▶ WHAT TO WORK ON:
The answer must be every line of the records below that contains the word "cast", copied out.

*** DATA PROVIDED Section Begins ***

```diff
@@ -776,7 +867,18 @@
         CSWIN_REQUIRE(d[i].workspace && d[i].ws_bytes >= need, CSWIN_ERR_WORKSPACE, "linear_bwd_weight_batch: workspace %zu < %zu", d[i].ws_bytes, need);
         fast = fast && wgrad_aligned(d[i]);
         any_bf16 = any_bf16 || d[i].io_bf16;
-    }
+        if (x.skip && x.skip[i]) {
+            any_mask = true;
+            CSWIN_REQUIRE(precision == 0, CSWIN_ERR_UNSUPPORTED, "%s: a sample mask needs precision 0", x.who);
+            CSWIN_REQUIRE(x.nsamples && x.nsamples[i] >= 1 && x.nsamples[i] <= MASK_MAX_SAMPLES, CSWIN_ERR_SHAPE,
+                          "%s: problem %d's mask must have 1..%d samples", x.who, i, MASK_MAX_SAMPLES);
+            CSWIN_REQUIRE(d[i].rows_per_sample > 0 && (long)x.nsamples[i] * d[i].rows_per_sample == d[i].M, CSWIN_ERR_SHAPE,
+                          "%s: problem %d's mask: nsamples * rows_per_sample != M", x.who, i);
+            CSWIN_REQUIRE(fdiv_exact(d[i].M, d[i].rows_per_sample), CSWIN_ERR_UNSUPPORTED,
+                          "%s: problem %d's mask: M * rows_per_sample must stay below 2^32", x.who, i);
+        }
+    }
+    CSWIN_REQUIRE(!any_mask || fast, CSWIN_ERR_ALIGN, "%s: a sample mask needs N, K multiples of 4 and 16-B aligned operands", x.who);
     const bool has_dgrad = x.dy != nullptr, extra = has_dgrad || x.njobs > 0;
     const PlainSrc gA = {x.dy, x.N, x.M, x.N, nullptr, 1, 0}, gB = {x.w, x.K, x.N, x.K, nullptr, 1, 0};
     const bool g_vec = x.N % 4 == 0 && x.K % 4 == 0 && aligned16(x.dy) && aligned16(x.w);
@@ -852,6 +954,7 @@
         push(b, PlainSrc{d[i].dy, N, M, N, d[i].row_scale, d[i].row_scale ? d[i].rows_per_sample : 1},
              PlainSrc{d[i].x, K, M, K, nullptr, 1}, slabs.epilogue(d[i].dbias != nullptr), N, K, M, rps, splits);
         deferred[i] = slabs.job(d[i].dw, d[i].dbias, splits);
+        if (x.skip && x.skip[i]) b.mask[i] = RowMask{x.skip[i], x.nsamples[i], d[i].rows_per_sample, splits, fdiv_magic(d[i].rows_per_sample)};
     }
     const int blocks = b.first[n];
     if (ride) {
@@ -872,7 +975,10 @@
             t.r.njobs = x.njobs;
         }
         static_assert(sizeof(BlockTail) <= 4096, "kernel argument block");
-        hipLaunchKernelGGL(gemm_block_tail_kernel, dim3(blocks + t.nd + rblocks), dim3(512), 0, (hipStream_t)stream, t);
+        if (any_mask) hipLaunchKernelGGL(gemm_block_tail_masked_kernel, dim3(blocks + t.nd + rblocks), dim3(512), 0, (hipStream_t)stream, t);
+        else hipLaunchKernelGGL(gemm_block_tail_kernel, dim3(blocks + t.nd + rblocks), dim3(512), 0, (hipStream_t)stream, t);
+    } else if (any_mask) {
+        hipLaunchKernelGGL(gemm_wgrad_batch_masked_kernel, dim3(blocks), dim3(512), 0, (hipStream_t)stream, b);
     } else if (precision == 1) {
         hipLaunchKernelGGL(gemm_wgrad_batch_kernel<1>, dim3(blocks), dim3(512), 0, (hipStream_t)stream, b);
     } else {
@@ -925,6 +1031,12 @@
 extern "C" {
 
 void cswin_debug_set_stamps(void* p) { g_stamps = (long long*)p; }
+
+int cswin_linear_bwd_weight_batch_masked(const cswin_wgrad_desc* d, int n, cswin_reduce_job* deferred, const cswin_reduce_job* pending,
+                                         int npending, const float* const* skip, const int* nsamples, void* stream);
+int cswin_linear_bwd_tail_masked(const float* dy, const float* w, float* dx, int M, int N, int K, const cswin_wgrad_desc* d, int n,
+                                 cswin_reduce_job* deferred, const cswin_reduce_job* pending, int npending, const float* const* skip,
+                                 const int* nsamples, void* stream);
 
 int cswin_linear_fwd(const float* x, const float* x2, int k_split, const float* w, const float* bias, float* y,
                      float* y_act, const float* residual, const float* row_scale, int rows_per_sample, int M, int N,
@@ -1036,13 +1148,25 @@
 
 int cswin_linear_bwd_weight_batch(const cswin_wgrad_desc* d, int n, cswin_reduce_job* deferred, const cswin_reduce_job* pending, int npending,
                                   void* stream) {
-    return wgrad_batch_impl(d, n, deferred, TailExtras{"linear_bwd_weight_batch", nullptr, nullptr, nullptr, 0, 0, 0, pending, npending}, stream);
+    return cswin_linear_bwd_weight_batch_masked(d, n, deferred, pending, npending, nullptr, nullptr, stream);
+}
+
+int cswin_linear_bwd_weight_batch_masked(const cswin_wgrad_desc* d, int n, cswin_reduce_job* deferred, const cswin_reduce_job* pending,
+                                         int npending, const float* const* skip, const int* nsamples, void* stream) {
+    return wgrad_batch_impl(d, n, deferred,
+                            TailExtras{"linear_bwd_weight_batch", nullptr, nullptr, nullptr, 0, 0, 0, pending, npending, skip, nsamples}, stream);
 }
 
 int cswin_linear_bwd_tail(const float* dy, const float* w, float* dx, int M, int N, int K, const cswin_wgrad_desc* d, int n,
                           cswin_reduce_job* deferred, const cswin_reduce_job* pending, int npending, void* stream) {
+    return cswin_linear_bwd_tail_masked(dy, w, dx, M, N, K, d, n, deferred, pending, npending, nullptr, nullptr, stream);
+}
+
+int cswin_linear_bwd_tail_masked(const float* dy, const float* w, float* dx, int M, int N, int K, const cswin_wgrad_desc* d, int n,
+                                 cswin_reduce_job* deferred, const cswin_reduce_job* pending, int npending, const float* const* skip,
+                                 const int* nsamples, void* stream) {
     CSWIN_REQUIRE(dy && w && dx && M > 0 && N > 0 && K > 0, CSWIN_ERR_SHAPE, "linear_bwd_tail: bad data-gradient arguments");
-    return wgrad_batch_impl(d, n, deferred, TailExtras{"linear_bwd_tail", dy, w, dx, M, N, K, pending, npending}, stream);
+    return wgrad_batch_impl(d, n, deferred, TailExtras{"linear_bwd_tail", dy, w, dx, M, N, K, pending, npending, skip, nsamples}, stream);
 }
 
 int cswin_conv_tok_fwd(const float* x, const float* w_perm, const float* bias, float* y, int B, int H, int W, int Cin,
diff --git a/cswin_unet_amd/ops.py b/cswin_unet_amd/ops.py
--- a/cswin_unet_amd/ops.py
+++ b/cswin_unet_amd/ops.py
@@ -214,6 +214,9 @@
     ws, nbytes, job = slab
     call("cswin_linear_bwd_weight", ptr(dy), ptr(x), ptr(x2), K1 if x2 is not None else 0, ptr(row_scale), _rows_per_sample(dy),
          ptr(dw), ptr(db), ws, nbytes, M, N, K, job, precision(), stream())
+
+
+MAX_MASK_SAMPLES = 256
 
 
 def _fill_wgrad(d, dy, x, row_scale, dw, dbias, workspace, ws_bytes):
@@ -560,8 +563,13 @@
         dh1 = datt
         pend, npend, riders = _pass.take_pending()
         if precision() == 0:
-            call("cswin_linear_bwd_tail", ptr(dqkv), ptr(wqkv), ptr(dh1), M, 3 * C, C, ctypes.cast(wg, ctypes.c_void_p), 4,
-                 _job_ptr(wjobs), pend, npend, stream())
+            tail = (ptr(dqkv), ptr(wqkv), ptr(dh1), M, 3 * C, C, ctypes.cast(wg, ctypes.c_void_p), 4, _job_ptr(wjobs), pend, npend)
+            masks = (rs2, rs2, rs1, rs1) if B <= MAX_MASK_SAMPLES else (None,) * 4
+            if any(m is not None for m in masks):
+                skip = (ctypes.c_void_p * 4)(*[m.data_ptr() if m is not None else None for m in masks])
+                call("cswin_linear_bwd_tail_masked", *tail, skip, _int_array([B] * 4), stream())
+            else:
+                call("cswin_linear_bwd_tail", *tail, stream())
         else:
             _linear_bwd_weight_batch(wg, wjobs, (pend, npend))
             _linear_bwd_data(dqkv, sq, dh1)
diff --git a/include/cswin_hip.h b/include/cswin_hip.h
--- a/include/cswin_hip.h
+++ b/include/cswin_hip.h
@@ -75,6 +75,12 @@
                                   int npending, void* stream);
 int cswin_linear_bwd_tail(const float* dy, const float* w, float* dx, int M, int N, int K, const cswin_wgrad_desc* problems, int n,
                           cswin_reduce_job* deferred, const cswin_reduce_job* pending, int npending, void* stream);
+int cswin_linear_bwd_weight_batch_masked(const cswin_wgrad_desc* problems, int n, cswin_reduce_job* deferred,
+                                         const cswin_reduce_job* pending, int npending, const float* const* skip, const int* nsamples,
+                                         void* stream);
+int cswin_linear_bwd_tail_masked(const float* dy, const float* w, float* dx, int M, int N, int K, const cswin_wgrad_desc* problems, int n,
+                                 cswin_reduce_job* deferred, const cswin_reduce_job* pending, int npending, const float* const* skip,
+                                 const int* nsamples, void* stream);
 int cswin_rows_sum_multi(const cswin_reduce_job* jobs, int njobs, void* stream);
 
 int cswin_conv_tok_fwd(const float* x, const float* w_perm, const float* bias, float* y, int B, int H, int W, int Cin,
```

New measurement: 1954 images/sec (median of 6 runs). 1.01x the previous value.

*** DATA PROVIDED Section Ends ***

▶ WRITTEN RESPONSE:
-            call("cswin_linear_bwd_tail", ptr(dqkv), ptr(wqkv), ptr(dh1), M, 3 * C, C, ctypes.cast(wg, ctypes.c_void_p), 4,
+            tail = (ptr(dqkv), ptr(wqkv), ptr(dh1), M, 3 * C, C, ctypes.cast(wg, ctypes.c_void_p), 4, _job_ptr(wjobs), pend, npend)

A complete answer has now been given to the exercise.